Material for this task:
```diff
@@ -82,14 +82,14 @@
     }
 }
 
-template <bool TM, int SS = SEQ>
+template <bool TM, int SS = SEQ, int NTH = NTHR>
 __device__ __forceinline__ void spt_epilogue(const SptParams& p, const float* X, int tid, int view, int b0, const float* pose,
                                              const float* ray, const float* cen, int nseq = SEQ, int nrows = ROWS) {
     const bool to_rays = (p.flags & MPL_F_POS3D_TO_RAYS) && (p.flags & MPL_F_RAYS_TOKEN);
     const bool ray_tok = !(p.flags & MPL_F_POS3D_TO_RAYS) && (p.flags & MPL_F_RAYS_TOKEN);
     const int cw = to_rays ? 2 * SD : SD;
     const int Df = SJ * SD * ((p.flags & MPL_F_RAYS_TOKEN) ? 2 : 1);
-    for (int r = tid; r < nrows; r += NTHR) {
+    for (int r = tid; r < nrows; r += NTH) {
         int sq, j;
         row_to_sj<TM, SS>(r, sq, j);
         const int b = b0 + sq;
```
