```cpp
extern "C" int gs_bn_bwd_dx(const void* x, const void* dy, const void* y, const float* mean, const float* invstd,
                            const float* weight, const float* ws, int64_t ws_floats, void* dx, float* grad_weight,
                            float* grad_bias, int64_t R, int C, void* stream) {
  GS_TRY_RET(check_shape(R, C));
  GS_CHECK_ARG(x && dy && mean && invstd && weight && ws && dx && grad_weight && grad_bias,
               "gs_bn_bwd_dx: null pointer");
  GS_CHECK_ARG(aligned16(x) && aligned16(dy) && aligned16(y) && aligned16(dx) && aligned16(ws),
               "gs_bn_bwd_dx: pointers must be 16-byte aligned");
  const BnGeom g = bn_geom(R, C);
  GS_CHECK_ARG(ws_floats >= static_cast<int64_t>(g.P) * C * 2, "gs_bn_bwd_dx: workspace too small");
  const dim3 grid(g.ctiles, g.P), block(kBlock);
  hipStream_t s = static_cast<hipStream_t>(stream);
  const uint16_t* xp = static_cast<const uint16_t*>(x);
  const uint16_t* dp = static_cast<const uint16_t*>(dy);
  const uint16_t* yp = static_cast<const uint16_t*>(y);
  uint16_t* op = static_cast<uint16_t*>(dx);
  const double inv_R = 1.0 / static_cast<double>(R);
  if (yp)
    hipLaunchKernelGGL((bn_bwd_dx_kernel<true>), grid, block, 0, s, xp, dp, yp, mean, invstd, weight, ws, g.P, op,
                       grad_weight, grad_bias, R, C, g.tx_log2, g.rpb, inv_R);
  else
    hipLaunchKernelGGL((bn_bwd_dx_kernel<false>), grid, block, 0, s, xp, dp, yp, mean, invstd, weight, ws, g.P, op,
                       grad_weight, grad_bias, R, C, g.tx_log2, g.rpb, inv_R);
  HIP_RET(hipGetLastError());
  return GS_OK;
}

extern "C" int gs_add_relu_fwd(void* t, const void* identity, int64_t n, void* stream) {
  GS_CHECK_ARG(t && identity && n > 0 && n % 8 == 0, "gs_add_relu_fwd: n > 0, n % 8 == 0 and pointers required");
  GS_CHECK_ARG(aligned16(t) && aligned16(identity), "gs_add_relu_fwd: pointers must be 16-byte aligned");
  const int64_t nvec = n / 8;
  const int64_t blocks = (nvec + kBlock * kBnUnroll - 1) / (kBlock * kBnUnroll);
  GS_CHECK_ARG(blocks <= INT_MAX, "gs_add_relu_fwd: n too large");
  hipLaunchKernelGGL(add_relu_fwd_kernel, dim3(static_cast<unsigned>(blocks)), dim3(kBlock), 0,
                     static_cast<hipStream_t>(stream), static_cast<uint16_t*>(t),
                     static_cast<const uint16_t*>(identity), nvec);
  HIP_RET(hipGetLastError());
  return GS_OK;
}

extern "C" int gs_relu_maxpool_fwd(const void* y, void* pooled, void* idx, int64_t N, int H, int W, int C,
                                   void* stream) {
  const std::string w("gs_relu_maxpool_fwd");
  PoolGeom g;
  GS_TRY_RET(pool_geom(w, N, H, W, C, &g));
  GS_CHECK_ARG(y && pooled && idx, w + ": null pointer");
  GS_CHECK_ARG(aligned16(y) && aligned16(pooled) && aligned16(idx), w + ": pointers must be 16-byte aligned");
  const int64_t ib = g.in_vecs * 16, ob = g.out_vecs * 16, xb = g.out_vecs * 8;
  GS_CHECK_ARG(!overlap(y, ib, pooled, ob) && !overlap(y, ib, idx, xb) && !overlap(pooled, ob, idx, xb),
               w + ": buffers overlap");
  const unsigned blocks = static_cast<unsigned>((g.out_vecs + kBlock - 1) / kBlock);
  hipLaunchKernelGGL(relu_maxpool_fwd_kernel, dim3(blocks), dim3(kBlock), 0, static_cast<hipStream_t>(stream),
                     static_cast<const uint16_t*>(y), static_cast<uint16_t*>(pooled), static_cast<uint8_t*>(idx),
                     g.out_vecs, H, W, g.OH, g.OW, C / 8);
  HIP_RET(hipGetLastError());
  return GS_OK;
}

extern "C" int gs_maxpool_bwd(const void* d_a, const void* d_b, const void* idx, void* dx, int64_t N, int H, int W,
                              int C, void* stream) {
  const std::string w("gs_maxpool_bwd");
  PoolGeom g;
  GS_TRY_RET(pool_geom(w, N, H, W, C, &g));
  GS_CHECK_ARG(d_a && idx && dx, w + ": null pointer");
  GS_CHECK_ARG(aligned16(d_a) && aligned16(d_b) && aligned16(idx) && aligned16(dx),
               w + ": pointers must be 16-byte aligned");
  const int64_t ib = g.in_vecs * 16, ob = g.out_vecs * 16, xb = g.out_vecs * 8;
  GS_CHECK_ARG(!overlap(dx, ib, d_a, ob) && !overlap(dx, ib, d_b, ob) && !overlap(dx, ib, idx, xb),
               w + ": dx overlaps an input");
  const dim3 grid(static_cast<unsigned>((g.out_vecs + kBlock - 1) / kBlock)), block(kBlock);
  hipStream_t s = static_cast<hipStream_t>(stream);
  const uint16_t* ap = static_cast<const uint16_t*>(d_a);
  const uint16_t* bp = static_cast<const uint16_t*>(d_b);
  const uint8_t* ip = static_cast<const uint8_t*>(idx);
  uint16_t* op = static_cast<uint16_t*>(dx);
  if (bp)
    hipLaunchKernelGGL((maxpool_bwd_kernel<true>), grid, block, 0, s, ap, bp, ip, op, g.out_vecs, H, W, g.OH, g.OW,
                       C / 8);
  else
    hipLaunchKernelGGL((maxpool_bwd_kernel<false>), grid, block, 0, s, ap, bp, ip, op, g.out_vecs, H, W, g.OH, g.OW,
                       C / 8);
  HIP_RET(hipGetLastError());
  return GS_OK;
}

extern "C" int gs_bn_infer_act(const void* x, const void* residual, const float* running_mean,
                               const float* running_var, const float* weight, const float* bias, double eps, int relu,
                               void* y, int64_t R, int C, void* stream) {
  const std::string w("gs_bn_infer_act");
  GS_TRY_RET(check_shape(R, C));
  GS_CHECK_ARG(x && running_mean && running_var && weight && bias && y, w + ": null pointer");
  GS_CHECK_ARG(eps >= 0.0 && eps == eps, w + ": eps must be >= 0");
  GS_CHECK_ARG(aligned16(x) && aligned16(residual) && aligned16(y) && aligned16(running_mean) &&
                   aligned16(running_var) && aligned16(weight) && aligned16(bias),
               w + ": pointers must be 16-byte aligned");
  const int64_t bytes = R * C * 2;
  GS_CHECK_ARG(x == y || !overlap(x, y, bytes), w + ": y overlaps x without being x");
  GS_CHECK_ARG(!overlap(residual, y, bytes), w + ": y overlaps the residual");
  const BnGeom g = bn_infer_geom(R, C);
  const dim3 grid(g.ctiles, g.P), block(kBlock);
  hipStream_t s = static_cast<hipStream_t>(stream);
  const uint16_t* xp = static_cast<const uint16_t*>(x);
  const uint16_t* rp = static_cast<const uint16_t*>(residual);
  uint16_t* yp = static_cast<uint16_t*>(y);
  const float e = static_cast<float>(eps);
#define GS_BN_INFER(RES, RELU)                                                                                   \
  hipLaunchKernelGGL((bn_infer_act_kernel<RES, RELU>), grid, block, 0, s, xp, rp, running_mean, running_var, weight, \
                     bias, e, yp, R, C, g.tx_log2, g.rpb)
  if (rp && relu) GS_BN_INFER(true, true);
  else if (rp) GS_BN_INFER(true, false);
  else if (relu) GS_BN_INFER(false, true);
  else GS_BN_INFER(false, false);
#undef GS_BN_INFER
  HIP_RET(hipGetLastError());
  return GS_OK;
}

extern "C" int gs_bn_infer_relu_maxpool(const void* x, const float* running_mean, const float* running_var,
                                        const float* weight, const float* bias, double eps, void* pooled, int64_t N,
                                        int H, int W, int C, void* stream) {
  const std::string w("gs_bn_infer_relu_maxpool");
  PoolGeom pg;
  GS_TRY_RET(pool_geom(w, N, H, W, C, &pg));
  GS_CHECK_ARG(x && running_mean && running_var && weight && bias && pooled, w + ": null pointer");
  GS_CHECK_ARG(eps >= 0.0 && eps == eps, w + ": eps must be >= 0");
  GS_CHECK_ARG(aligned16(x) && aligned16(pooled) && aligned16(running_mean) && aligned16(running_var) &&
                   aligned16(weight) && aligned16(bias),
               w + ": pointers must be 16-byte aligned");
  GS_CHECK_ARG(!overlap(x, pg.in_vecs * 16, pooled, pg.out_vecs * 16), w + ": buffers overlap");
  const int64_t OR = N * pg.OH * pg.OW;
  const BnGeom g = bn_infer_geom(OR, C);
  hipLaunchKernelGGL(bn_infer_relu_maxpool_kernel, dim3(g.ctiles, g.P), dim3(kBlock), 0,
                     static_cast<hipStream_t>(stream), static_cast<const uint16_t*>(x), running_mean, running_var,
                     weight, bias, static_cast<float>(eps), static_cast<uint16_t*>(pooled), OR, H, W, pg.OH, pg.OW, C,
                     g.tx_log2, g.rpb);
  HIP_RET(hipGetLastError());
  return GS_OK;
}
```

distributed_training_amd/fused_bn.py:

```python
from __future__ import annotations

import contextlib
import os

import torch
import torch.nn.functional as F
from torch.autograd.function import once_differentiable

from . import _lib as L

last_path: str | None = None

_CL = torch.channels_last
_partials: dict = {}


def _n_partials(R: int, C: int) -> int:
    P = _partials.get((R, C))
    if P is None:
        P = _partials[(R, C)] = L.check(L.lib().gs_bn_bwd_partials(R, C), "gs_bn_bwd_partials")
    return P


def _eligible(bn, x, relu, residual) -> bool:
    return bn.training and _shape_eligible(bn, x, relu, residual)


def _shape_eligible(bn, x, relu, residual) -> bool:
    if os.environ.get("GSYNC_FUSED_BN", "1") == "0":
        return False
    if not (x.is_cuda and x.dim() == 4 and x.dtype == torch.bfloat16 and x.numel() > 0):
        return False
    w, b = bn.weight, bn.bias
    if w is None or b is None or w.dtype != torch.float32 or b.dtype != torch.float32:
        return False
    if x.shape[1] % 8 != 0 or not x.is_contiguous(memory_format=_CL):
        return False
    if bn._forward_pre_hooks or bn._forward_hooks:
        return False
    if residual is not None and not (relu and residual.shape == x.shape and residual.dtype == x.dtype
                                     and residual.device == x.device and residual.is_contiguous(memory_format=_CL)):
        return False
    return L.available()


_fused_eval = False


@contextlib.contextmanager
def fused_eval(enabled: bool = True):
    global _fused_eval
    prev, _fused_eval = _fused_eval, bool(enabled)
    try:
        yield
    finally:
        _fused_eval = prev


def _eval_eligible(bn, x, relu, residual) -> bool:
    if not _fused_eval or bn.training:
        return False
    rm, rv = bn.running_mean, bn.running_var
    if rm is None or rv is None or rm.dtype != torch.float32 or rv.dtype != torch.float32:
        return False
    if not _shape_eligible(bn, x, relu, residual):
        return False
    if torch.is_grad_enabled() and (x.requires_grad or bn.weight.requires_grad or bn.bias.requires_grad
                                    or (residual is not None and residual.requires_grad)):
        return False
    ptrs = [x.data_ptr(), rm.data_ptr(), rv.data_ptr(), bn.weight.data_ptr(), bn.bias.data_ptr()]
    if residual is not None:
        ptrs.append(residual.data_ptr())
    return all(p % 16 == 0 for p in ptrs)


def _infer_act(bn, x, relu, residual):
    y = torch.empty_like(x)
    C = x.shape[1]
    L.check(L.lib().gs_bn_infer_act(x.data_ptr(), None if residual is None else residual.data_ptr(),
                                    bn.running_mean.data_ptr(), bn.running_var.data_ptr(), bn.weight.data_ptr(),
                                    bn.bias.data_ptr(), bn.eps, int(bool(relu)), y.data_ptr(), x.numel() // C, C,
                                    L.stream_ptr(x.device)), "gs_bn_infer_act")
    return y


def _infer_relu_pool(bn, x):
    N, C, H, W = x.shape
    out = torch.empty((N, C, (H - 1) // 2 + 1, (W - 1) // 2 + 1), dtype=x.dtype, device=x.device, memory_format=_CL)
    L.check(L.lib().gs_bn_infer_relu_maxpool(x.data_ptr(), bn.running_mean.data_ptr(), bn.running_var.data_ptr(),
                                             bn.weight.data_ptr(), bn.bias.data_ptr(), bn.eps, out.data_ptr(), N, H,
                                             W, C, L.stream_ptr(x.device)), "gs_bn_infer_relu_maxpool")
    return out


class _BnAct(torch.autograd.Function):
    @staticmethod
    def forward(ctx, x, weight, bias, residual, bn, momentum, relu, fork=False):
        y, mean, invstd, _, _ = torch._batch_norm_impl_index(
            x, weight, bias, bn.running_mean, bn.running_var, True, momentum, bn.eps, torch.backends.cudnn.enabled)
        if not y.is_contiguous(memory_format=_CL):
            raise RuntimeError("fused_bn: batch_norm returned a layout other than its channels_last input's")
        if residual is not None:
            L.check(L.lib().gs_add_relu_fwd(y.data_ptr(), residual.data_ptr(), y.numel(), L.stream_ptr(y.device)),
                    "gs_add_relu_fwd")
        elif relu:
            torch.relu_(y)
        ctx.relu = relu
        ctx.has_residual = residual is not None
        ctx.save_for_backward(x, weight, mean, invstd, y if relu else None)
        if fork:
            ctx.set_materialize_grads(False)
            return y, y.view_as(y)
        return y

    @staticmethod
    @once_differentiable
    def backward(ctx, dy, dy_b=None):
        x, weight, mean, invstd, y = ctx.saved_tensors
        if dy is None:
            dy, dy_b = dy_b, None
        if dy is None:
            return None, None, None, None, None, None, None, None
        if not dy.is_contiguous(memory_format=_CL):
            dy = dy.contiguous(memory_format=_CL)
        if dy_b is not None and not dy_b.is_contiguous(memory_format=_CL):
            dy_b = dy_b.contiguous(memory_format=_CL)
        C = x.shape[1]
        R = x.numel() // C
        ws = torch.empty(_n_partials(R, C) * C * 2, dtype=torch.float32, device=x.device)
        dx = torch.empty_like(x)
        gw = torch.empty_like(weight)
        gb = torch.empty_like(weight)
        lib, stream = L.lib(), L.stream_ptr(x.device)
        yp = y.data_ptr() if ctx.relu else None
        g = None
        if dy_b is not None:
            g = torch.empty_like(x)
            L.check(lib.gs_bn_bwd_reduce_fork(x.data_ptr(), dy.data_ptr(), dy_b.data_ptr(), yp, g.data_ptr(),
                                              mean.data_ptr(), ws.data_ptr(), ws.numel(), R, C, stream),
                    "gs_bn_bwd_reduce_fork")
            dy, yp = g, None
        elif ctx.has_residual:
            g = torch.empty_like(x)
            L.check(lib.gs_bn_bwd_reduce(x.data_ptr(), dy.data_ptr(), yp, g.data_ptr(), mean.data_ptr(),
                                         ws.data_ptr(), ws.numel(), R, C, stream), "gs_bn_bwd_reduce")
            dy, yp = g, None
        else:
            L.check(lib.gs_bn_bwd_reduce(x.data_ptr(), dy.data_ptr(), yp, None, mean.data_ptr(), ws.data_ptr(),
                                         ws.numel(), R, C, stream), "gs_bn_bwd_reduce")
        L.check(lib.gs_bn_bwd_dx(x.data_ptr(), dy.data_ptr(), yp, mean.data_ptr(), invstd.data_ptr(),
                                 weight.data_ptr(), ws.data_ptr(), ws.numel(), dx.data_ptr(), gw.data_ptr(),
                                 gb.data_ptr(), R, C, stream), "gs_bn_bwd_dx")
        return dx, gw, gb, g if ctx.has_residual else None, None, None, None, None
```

What to do: State how many lines of the records above contain the word "nrows", giving only that number.

Reply: 3